(Data for analysis)

int bd_bernoulli_nll(const float* logits, const float* target, size_t n, float grad_scale, float* dlogits, float* scalars,
                     int slot, float* ws, void* stream) {
    BD_REQUIRE(logits && target && scalars && ws && n > 0, "bd_bernoulli_nll: bad arguments");
    const int nb = red_blocks(n);
    hipLaunchKernelGGL(bernoulli_nll_kernel, dim3(nb), dim3(256), 0, (hipStream_t)stream, logits, target, n, grad_scale,
                       dlogits, (double*)ws);
    BD_CHECK_LAUNCH("bd_bernoulli_nll");
    return finish((double*)ws, nb, scalars, slot, (hipStream_t)stream, "bd_bernoulli_nll(final)");
}

int bd_kl_forward(const float* qm, const float* qs, const float* pm, const float* ps, int rows, int S, float free_nats,
                  int sum_form, float* scalars, int slot, float* ws, void* stream) {
    BD_REQUIRE(qm && qs && pm && ps && scalars && ws && rows > 0 && S > 0, "bd_kl_forward: bad arguments");
    const int nb = red_blocks(sum_form ? (size_t)rows : (size_t)rows * S);
    hipLaunchKernelGGL(kl_fwd_kernel, dim3(nb), dim3(256), 0, (hipStream_t)stream, qm, qs, pm, ps, rows, S, free_nats,
                       sum_form, (double*)ws);
    BD_CHECK_LAUNCH("bd_kl_forward");
    return finish((double*)ws, nb, scalars, slot, (hipStream_t)stream, "bd_kl_forward(final)");
}

int bd_kl_backward(const float* qm, const float* qs, const float* pm, const float* ps, int rows, int S, float free_nats,
                   float kl_balance, float weight, float inv_count, const float* scalars, int slot, float* dqm,
                   float* dqs, float* dpm, float* dps, void* stream) {
    BD_REQUIRE(qm && qs && pm && ps && scalars && dqm && dqs && dpm && dps && rows > 0 && S > 0,
               "bd_kl_backward: bad arguments");
    hipLaunchKernelGGL(kl_bwd_kernel, dim3(red_blocks((size_t)rows * S)), dim3(256), 0, (hipStream_t)stream, qm, qs, pm,
                       ps, rows, S, free_nats, kl_balance, weight, inv_count, scalars, slot, dqm, dqs, dpm, dps);
    BD_CHECK_LAUNCH("bd_kl_backward");
    return 0;
}

int bd_gauss_head_forward(const float* out, const float* eps, int M, int S, float min_std, float* mean, float* std,
                          float* state, void* stream) {
    BD_REQUIRE(out && M > 0 && S > 0 && (!state || eps), "bd_gauss_head_forward: bad arguments");
    hipLaunchKernelGGL(gauss_head_fwd_kernel, dim3(red_blocks((size_t)M * S)), dim3(256), 0, (hipStream_t)stream, out, eps,
                       M, S, min_std, mean, std, state);
    BD_CHECK_LAUNCH("bd_gauss_head_forward");
    return 0;
}

int bd_gauss_head_backward(const float* out, const float* eps, const float* dstate, const float* dmean,
                           const float* dstd, int M, int S, float* dout, void* stream) {
    BD_REQUIRE(out && dout && M > 0 && S > 0 && (!dstate || eps), "bd_gauss_head_backward: bad arguments");
    hipLaunchKernelGGL(gauss_head_bwd_kernel, dim3(red_blocks((size_t)M * S)), dim3(256), 0, (hipStream_t)stream, out, eps,
                       dstate, dmean, dstd, M, S, dout);
    BD_CHECK_LAUNCH("bd_gauss_head_backward");
    return 0;
}

int bd_lambda_return_forward(const float* reward, const float* value, int Hm, int N, float discount, float lambda_,
                             float* returns, void* stream) {
    BD_REQUIRE(reward && value && returns && Hm > 0 && N > 0, "bd_lambda_return_forward: bad arguments");
    hipLaunchKernelGGL(lambda_fwd_kernel, dim3(red_blocks(N)), dim3(256), 0, (hipStream_t)stream, reward, value, Hm, N,
                       discount, lambda_, returns);
    BD_CHECK_LAUNCH("bd_lambda_return_forward");
    return 0;
}

int bd_lambda_return_backward(const float* dreturns, float dret_const, int Hm, int N, float discount, float lambda_,
                              float* dreward, float* dvalue, void* stream) {
    BD_REQUIRE(dreward && dvalue && Hm > 0 && N > 0, "bd_lambda_return_backward: bad arguments");
    hipLaunchKernelGGL(lambda_bwd_kernel, dim3(red_blocks(N)), dim3(256), 0, (hipStream_t)stream, dreturns, dret_const, Hm,
                       N, discount, lambda_, dreward, dvalue);
    BD_CHECK_LAUNCH("bd_lambda_return_backward");
    return 0;
}

int bd_adam_step(float* p, float* g, float* m, float* v, size_t n, float lr, float beta1, float beta2, float eps,
                 float weight_decay, int step, float max_norm, const float* scalars, int sqnorm_slot, void* stream) {
    BD_REQUIRE(p && g && m && v && scalars && n > 0 && step >= 1, "bd_adam_step: bad arguments");
    const double bc1 = 1.0 - pow((double)beta1, step), bc2 = 1.0 - pow((double)beta2, step);
    hipLaunchKernelGGL(adam_kernel, dim3(red_blocks(n)), dim3(256), 0, (hipStream_t)stream, p, g, m, v, n, beta1, beta2,
                       eps, weight_decay, (float)(lr / bc1), (float)(1.0 / sqrt(bc2)), max_norm, scalars, sqnorm_slot);
    BD_CHECK_LAUNCH("bd_adam_step");
    return 0;
}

(End Data for analysis)

== Exercise directions ==
Your answer must consist only of the lines from the start of the records above through the line with "float* dqs, float*", each retyped exactly.

== Solved problem ==
int bd_bernoulli_nll(const float* logits, const float* target, size_t n, float grad_scale, float* dlogits, float* scalars,
                     int slot, float* ws, void* stream) {
    BD_REQUIRE(logits && target && scalars && ws && n > 0, "bd_bernoulli_nll: bad arguments");
    const int nb = red_blocks(n);
    hipLaunchKernelGGL(bernoulli_nll_kernel, dim3(nb), dim3(256), 0, (hipStream_t)stream, logits, target, n, grad_scale,
                       dlogits, (double*)ws);
    BD_CHECK_LAUNCH("bd_bernoulli_nll");
    return finish((double*)ws, nb, scalars, slot, (hipStream_t)stream, "bd_bernoulli_nll(final)");
}

int bd_kl_forward(const float* qm, const float* qs, const float* pm, const float* ps, int rows, int S, float free_nats,
                  int sum_form, float* scalars, int slot, float* ws, void* stream) {
    BD_REQUIRE(qm && qs && pm && ps && scalars && ws && rows > 0 && S > 0, "bd_kl_forward: bad arguments");
    const int nb = red_blocks(sum_form ? (size_t)rows : (size_t)rows * S);
    hipLaunchKernelGGL(kl_fwd_kernel, dim3(nb), dim3(256), 0, (hipStream_t)stream, qm, qs, pm, ps, rows, S, free_nats,
                       sum_form, (double*)ws);
    BD_CHECK_LAUNCH("bd_kl_forward");
    return finish((double*)ws, nb, scalars, slot, (hipStream_t)stream, "bd_kl_forward(final)");
}

int bd_kl_backward(const float* qm, const float* qs, const float* pm, const float* ps, int rows, int S, float free_nats,
                   float kl_balance, float weight, float inv_count, const float* scalars, int slot, float* dqm,
                   float* dqs, float* dpm, float* dps, void* stream) {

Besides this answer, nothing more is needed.